- [WHAT YOU ARE ASKED TO DO]: The full set of entries has to be output exactly.
═════ ENTRIES PROVIDED
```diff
@@ -486,7 +550,7 @@
 
 int sr_wino_split(int64_t B, int64_t C, int64_t N, int64_t H, int64_t W) {
     if (sr_env_off("SR_WINO_SPLIT")) return 1;
-    const int64_t blocks = B * (W / (2 * TW)) * (H / (2 * TH)) * (N / NB), nchunks = C / 8;
+    const int64_t blocks = wino_blocks(B, N, H, W), nchunks = C / 8;
     int ks = 1;
     while (blocks * ks < 192 && ks < 8 && nchunks % (2 * ks) == 0 && nchunks / (2 * ks) >= 8) ks *= 2;
     return ks;
@@ -495,7 +559,6 @@
     const int ks = sr_wino_split(B, C, N, H, W);
     return ks > 1 ? (int64_t)ks * B * N * H * W : 0;
 }
-
 int sr_wino_conv3x3(float* out, const float* in, const float* wt, int64_t ldw, const float* iscale,
                     const float* oscale, const float* obias, int64_t B, int64_t C, int64_t N, int64_t H, int64_t W,
                     float* u_scratch, hipStream_t st, const WinoNba* nba, bool u_ready) {
@@ -505,9 +568,11 @@
     p.nz = nba ? nba->nz : nullptr; p.nz_w = nba ? nba->nz_w : nullptr; p.abias = nba ? nba->abias : nullptr;
     p.nz_bstride = nba ? nba->nz_bstride : 0; p.alpha = nba ? nba->alpha : 0.0f; p.gain = nba ? nba->gain : 1.0f;
     p.B = (int)B; p.C = (int)C; p.N = (int)N; p.H = (int)H; p.W = (int)W;
-    p.tiles_x = (int)(W / (2 * TW)); p.tiles_y = (int)(H / (2 * TH)); p.tiles_n = (int)(N / NB);
+    const bool w16 = W == 16;
+    p.tiles_x = w16 ? 1 : (int)(W / 32); p.tiles_y = (int)(w16 ? H / 16 : H / 8); p.tiles_n = (int)(N / NB);
     p.ks = sr_wino_split(B, C, N, H, W);
     p.kchunks = (int)(C / 8) / p.ks;
     p.partial = u_scratch + sr_wino_scratch_floats(C, N);
-    return launch<8>(p, u_scratch, wt, (int)ldw, st, u_ready);
-}
+    return w16 ? launch<8, 8, 8>(p, u_scratch, wt, (int)ldw, st, u_ready)
+               : launch<8, 16, 4>(p, u_scratch, wt, (int)ldw, st, u_ready);
+}
diff --git a/stylerenderer_amd/op/conv.py b/stylerenderer_amd/op/conv.py
--- a/stylerenderer_amd/op/conv.py
+++ b/stylerenderer_amd/op/conv.py
@@ -72,7 +72,8 @@
     if not (getattr(wt, "_sr_frozen", False) and key[5:] == (3, 1, 1, False)) or os.environ.get("SR_U_CACHE", "1") == "0":
         return torch.empty(nscr, dtype=like.dtype, device=like.device), 0, None
     cache = wt.__dict__.setdefault("_sr_scratch", {})
-    k = key + (os.environ.get("SR_WINOGRAD", "1"), os.environ.get("SR_WINO_SPLIT", "1"), wt._version, wt.data_ptr())
+    env = os.environ.get
+    k = key + (env("SR_WINOGRAD", "1"), env("SR_WINO_SPLIT", "1"), env("SR_WINO_W16", ""), wt._version, wt.data_ptr())
     hit = cache.get(k)
     if hit is None or hit.buf.numel() < nscr:
         if len(cache) >= 6:
```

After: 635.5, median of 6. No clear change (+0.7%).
══════════
- [SOLVED EXERCISE]:
```diff
@@ -486,7 +550,7 @@
 
 int sr_wino_split(int64_t B, int64_t C, int64_t N, int64_t H, int64_t W) {
     if (sr_env_off("SR_WINO_SPLIT")) return 1;
-    const int64_t blocks = B * (W / (2 * TW)) * (H / (2 * TH)) * (N / NB), nchunks = C / 8;
+    const int64_t blocks = wino_blocks(B, N, H, W), nchunks = C / 8;
     int ks = 1;
     while (blocks * ks < 192 && ks < 8 && nchunks % (2 * ks) == 0 && nchunks / (2 * ks) >= 8) ks *= 2;
     return ks;
@@ -495,7 +559,6 @@
     const int ks = sr_wino_split(B, C, N, H, W);
     return ks > 1 ? (int64_t)ks * B * N * H * W : 0;
 }
-
 int sr_wino_conv3x3(float* out, const float* in, const float* wt, int64_t ldw, const float* iscale,
                     const float* oscale, const float* obias, int64_t B, int64_t C, int64_t N, int64_t H, int64_t W,
                     float* u_scratch, hipStream_t st, const WinoNba* nba, bool u_ready) {
@@ -505,9 +568,11 @@
     p.nz = nba ? nba->nz : nullptr; p.nz_w = nba ? nba->nz_w : nullptr; p.abias = nba ? nba->abias : nullptr;
     p.nz_bstride = nba ? nba->nz_bstride : 0; p.alpha = nba ? nba->alpha : 0.0f; p.gain = nba ? nba->gain : 1.0f;
     p.B = (int)B; p.C = (int)C; p.N = (int)N; p.H = (int)H; p.W = (int)W;
-    p.tiles_x = (int)(W / (2 * TW)); p.tiles_y = (int)(H / (2 * TH)); p.tiles_n = (int)(N / NB);
+    const bool w16 = W == 16;
+    p.tiles_x = w16 ? 1 : (int)(W / 32); p.tiles_y = (int)(w16 ? H / 16 : H / 8); p.tiles_n = (int)(N / NB);
     p.ks = sr_wino_split(B, C, N, H, W);
     p.kchunks = (int)(C / 8) / p.ks;
     p.partial = u_scratch + sr_wino_scratch_floats(C, N);
-    return launch<8>(p, u_scratch, wt, (int)ldw, st, u_ready);
-}
+    return w16 ? launch<8, 8, 8>(p, u_scratch, wt, (int)ldw, st, u_ready)
+               : launch<8, 16, 4>(p, u_scratch, wt, (int)ldw, st, u_ready);
+}
diff --git a/stylerenderer_amd/op/conv.py b/stylerenderer_amd/op/conv.py
--- a/stylerenderer_amd/op/conv.py
+++ b/stylerenderer_amd/op/conv.py
@@ -72,7 +72,8 @@
     if not (getattr(wt, "_sr_frozen", False) and key[5:] == (3, 1, 1, False)) or os.environ.get("SR_U_CACHE", "1") == "0":
         return torch.empty(nscr, dtype=like.dtype, device=like.device), 0, None
     cache = wt.__dict__.setdefault("_sr_scratch", {})
-    k = key + (os.environ.get("SR_WINOGRAD", "1"), os.environ.get("SR_WINO_SPLIT", "1"), wt._version, wt.data_ptr())
+    env = os.environ.get
+    k = key + (env("SR_WINOGRAD", "1"), env("SR_WINO_SPLIT", "1"), env("SR_WINO_W16", ""), wt._version, wt.data_ptr())
     hit = cache.get(k)
     if hit is None or hit.buf.numel() < nscr:
         if len(cache) >= 6:
```

After: 635.5, median of 6. No clear change (+0.7%).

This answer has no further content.